What you should do
Give each entry back by retyping it exactly as written.

Dataset
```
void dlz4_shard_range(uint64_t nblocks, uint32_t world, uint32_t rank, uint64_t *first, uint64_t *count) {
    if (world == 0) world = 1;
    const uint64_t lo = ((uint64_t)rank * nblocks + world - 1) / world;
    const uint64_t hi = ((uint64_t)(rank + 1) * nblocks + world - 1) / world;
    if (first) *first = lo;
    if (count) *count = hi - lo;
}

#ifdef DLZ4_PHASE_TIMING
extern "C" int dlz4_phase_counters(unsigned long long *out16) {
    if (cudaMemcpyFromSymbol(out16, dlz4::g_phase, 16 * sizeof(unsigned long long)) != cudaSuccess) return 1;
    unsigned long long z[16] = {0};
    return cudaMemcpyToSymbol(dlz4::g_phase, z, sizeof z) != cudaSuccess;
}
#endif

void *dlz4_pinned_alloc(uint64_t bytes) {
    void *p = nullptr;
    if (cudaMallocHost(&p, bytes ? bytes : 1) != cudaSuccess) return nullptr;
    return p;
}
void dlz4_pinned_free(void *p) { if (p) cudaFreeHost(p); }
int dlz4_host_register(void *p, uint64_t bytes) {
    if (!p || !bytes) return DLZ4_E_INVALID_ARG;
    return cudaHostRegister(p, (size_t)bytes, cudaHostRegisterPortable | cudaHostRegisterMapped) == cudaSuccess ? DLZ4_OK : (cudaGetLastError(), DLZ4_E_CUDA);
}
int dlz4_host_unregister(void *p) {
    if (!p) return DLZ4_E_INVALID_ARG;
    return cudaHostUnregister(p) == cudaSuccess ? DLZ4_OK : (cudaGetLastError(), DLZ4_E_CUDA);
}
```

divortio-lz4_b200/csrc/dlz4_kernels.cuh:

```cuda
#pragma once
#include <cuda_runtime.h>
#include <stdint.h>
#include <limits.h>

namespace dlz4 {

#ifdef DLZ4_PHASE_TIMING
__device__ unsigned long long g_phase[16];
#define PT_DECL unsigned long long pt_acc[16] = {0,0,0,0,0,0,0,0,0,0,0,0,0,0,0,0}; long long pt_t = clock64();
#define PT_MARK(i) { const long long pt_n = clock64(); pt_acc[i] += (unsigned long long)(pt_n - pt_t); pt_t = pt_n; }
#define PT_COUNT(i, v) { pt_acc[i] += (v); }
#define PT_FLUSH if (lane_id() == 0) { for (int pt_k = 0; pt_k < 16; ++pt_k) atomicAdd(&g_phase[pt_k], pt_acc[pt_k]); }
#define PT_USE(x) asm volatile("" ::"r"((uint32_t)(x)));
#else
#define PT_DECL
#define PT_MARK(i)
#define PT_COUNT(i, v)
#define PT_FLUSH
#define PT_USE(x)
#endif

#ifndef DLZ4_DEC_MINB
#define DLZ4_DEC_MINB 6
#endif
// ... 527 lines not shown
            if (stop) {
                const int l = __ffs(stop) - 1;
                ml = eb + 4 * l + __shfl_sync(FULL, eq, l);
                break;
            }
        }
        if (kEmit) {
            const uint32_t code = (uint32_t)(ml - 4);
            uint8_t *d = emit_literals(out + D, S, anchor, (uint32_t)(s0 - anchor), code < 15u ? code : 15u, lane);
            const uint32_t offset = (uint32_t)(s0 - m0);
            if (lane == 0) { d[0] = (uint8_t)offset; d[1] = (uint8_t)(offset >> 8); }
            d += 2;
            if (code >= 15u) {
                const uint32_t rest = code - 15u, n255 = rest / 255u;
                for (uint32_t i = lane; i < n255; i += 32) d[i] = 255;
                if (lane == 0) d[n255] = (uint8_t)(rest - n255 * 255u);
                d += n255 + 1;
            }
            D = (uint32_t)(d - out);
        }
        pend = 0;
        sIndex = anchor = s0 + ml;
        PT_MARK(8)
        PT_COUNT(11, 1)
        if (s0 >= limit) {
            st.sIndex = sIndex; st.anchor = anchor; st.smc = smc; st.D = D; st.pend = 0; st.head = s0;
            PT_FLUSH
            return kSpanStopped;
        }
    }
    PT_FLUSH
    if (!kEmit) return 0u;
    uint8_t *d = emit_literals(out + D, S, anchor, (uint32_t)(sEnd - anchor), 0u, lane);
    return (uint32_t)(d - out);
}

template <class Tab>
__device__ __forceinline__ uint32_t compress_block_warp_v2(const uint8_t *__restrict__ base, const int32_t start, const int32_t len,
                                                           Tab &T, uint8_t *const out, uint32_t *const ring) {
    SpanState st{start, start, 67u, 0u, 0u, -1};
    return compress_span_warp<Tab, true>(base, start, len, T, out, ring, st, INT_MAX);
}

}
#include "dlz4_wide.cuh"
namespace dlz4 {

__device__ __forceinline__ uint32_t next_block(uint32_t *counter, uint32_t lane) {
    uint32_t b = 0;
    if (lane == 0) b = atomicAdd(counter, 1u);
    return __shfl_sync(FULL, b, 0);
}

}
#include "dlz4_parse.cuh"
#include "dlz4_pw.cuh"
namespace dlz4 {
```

Reply
```
void dlz4_shard_range(uint64_t nblocks, uint32_t world, uint32_t rank, uint64_t *first, uint64_t *count) {
    if (world == 0) world = 1;
    const uint64_t lo = ((uint64_t)rank * nblocks + world - 1) / world;
    const uint64_t hi = ((uint64_t)(rank + 1) * nblocks + world - 1) / world;
    if (first) *first = lo;
    if (count) *count = hi - lo;
}

#ifdef DLZ4_PHASE_TIMING
extern "C" int dlz4_phase_counters(unsigned long long *out16) {
    if (cudaMemcpyFromSymbol(out16, dlz4::g_phase, 16 * sizeof(unsigned long long)) != cudaSuccess) return 1;
    unsigned long long z[16] = {0};
    return cudaMemcpyToSymbol(dlz4::g_phase, z, sizeof z) != cudaSuccess;
}
#endif

void *dlz4_pinned_alloc(uint64_t bytes) {
    void *p = nullptr;
    if (cudaMallocHost(&p, bytes ? bytes : 1) != cudaSuccess) return nullptr;
    return p;
}
void dlz4_pinned_free(void *p) { if (p) cudaFreeHost(p); }
int dlz4_host_register(void *p, uint64_t bytes) {
    if (!p || !bytes) return DLZ4_E_INVALID_ARG;
    return cudaHostRegister(p, (size_t)bytes, cudaHostRegisterPortable | cudaHostRegisterMapped) == cudaSuccess ? DLZ4_OK : (cudaGetLastError(), DLZ4_E_CUDA);
}
int dlz4_host_unregister(void *p) {
    if (!p) return DLZ4_E_INVALID_ARG;
    return cudaHostUnregister(p) == cudaSuccess ? DLZ4_OK : (cudaGetLastError(), DLZ4_E_CUDA);
}
```

divortio-lz4_b200/csrc/dlz4_kernels.cuh:

```cuda
#pragma once
#include <cuda_runtime.h>
#include <stdint.h>
#include <limits.h>

namespace dlz4 {

#ifdef DLZ4_PHASE_TIMING
__device__ unsigned long long g_phase[16];
#define PT_DECL unsigned long long pt_acc[16] = {0,0,0,0,0,0,0,0,0,0,0,0,0,0,0,0}; long long pt_t = clock64();
#define PT_MARK(i) { const long long pt_n = clock64(); pt_acc[i] += (unsigned long long)(pt_n - pt_t); pt_t = pt_n; }
#define PT_COUNT(i, v) { pt_acc[i] += (v); }
#define PT_FLUSH if (lane_id() == 0) { for (int pt_k = 0; pt_k < 16; ++pt_k) atomicAdd(&g_phase[pt_k], pt_acc[pt_k]); }
#define PT_USE(x) asm volatile("" ::"r"((uint32_t)(x)));
#else
#define PT_DECL
#define PT_MARK(i)
#define PT_COUNT(i, v)
#define PT_FLUSH
#define PT_USE(x)
#endif

#ifndef DLZ4_DEC_MINB
#define DLZ4_DEC_MINB 6
#endif
// ... 527 lines not shown
            if (stop) {
                const int l = __ffs(stop) - 1;
                ml = eb + 4 * l + __shfl_sync(FULL, eq, l);
                break;
            }
        }
        if (kEmit) {
            const uint32_t code = (uint32_t)(ml - 4);
            uint8_t *d = emit_literals(out + D, S, anchor, (uint32_t)(s0 - anchor), code < 15u ? code : 15u, lane);
            const uint32_t offset = (uint32_t)(s0 - m0);
            if (lane == 0) { d[0] = (uint8_t)offset; d[1] = (uint8_t)(offset >> 8); }
            d += 2;
            if (code >= 15u) {
                const uint32_t rest = code - 15u, n255 = rest / 255u;
                for (uint32_t i = lane; i < n255; i += 32) d[i] = 255;
                if (lane == 0) d[n255] = (uint8_t)(rest - n255 * 255u);
                d += n255 + 1;
            }
            D = (uint32_t)(d - out);
        }
        pend = 0;
        sIndex = anchor = s0 + ml;
        PT_MARK(8)
        PT_COUNT(11, 1)
        if (s0 >= limit) {
            st.sIndex = sIndex; st.anchor = anchor; st.smc = smc; st.D = D; st.pend = 0; st.head = s0;
            PT_FLUSH
            return kSpanStopped;
        }
    }
    PT_FLUSH
    if (!kEmit) return 0u;
    uint8_t *d = emit_literals(out + D, S, anchor, (uint32_t)(sEnd - anchor), 0u, lane);
    return (uint32_t)(d - out);
}

template <class Tab>
__device__ __forceinline__ uint32_t compress_block_warp_v2(const uint8_t *__restrict__ base, const int32_t start, const int32_t len,
                                                           Tab &T, uint8_t *const out, uint32_t *const ring) {
    SpanState st{start, start, 67u, 0u, 0u, -1};
    return compress_span_warp<Tab, true>(base, start, len, T, out, ring, st, INT_MAX);
}

}
#include "dlz4_wide.cuh"
namespace dlz4 {

__device__ __forceinline__ uint32_t next_block(uint32_t *counter, uint32_t lane) {
    uint32_t b = 0;
    if (lane == 0) b = atomicAdd(counter, 1u);
    return __shfl_sync(FULL, b, 0);
}

}
#include "dlz4_parse.cuh"
#include "dlz4_pw.cuh"
namespace dlz4 {
```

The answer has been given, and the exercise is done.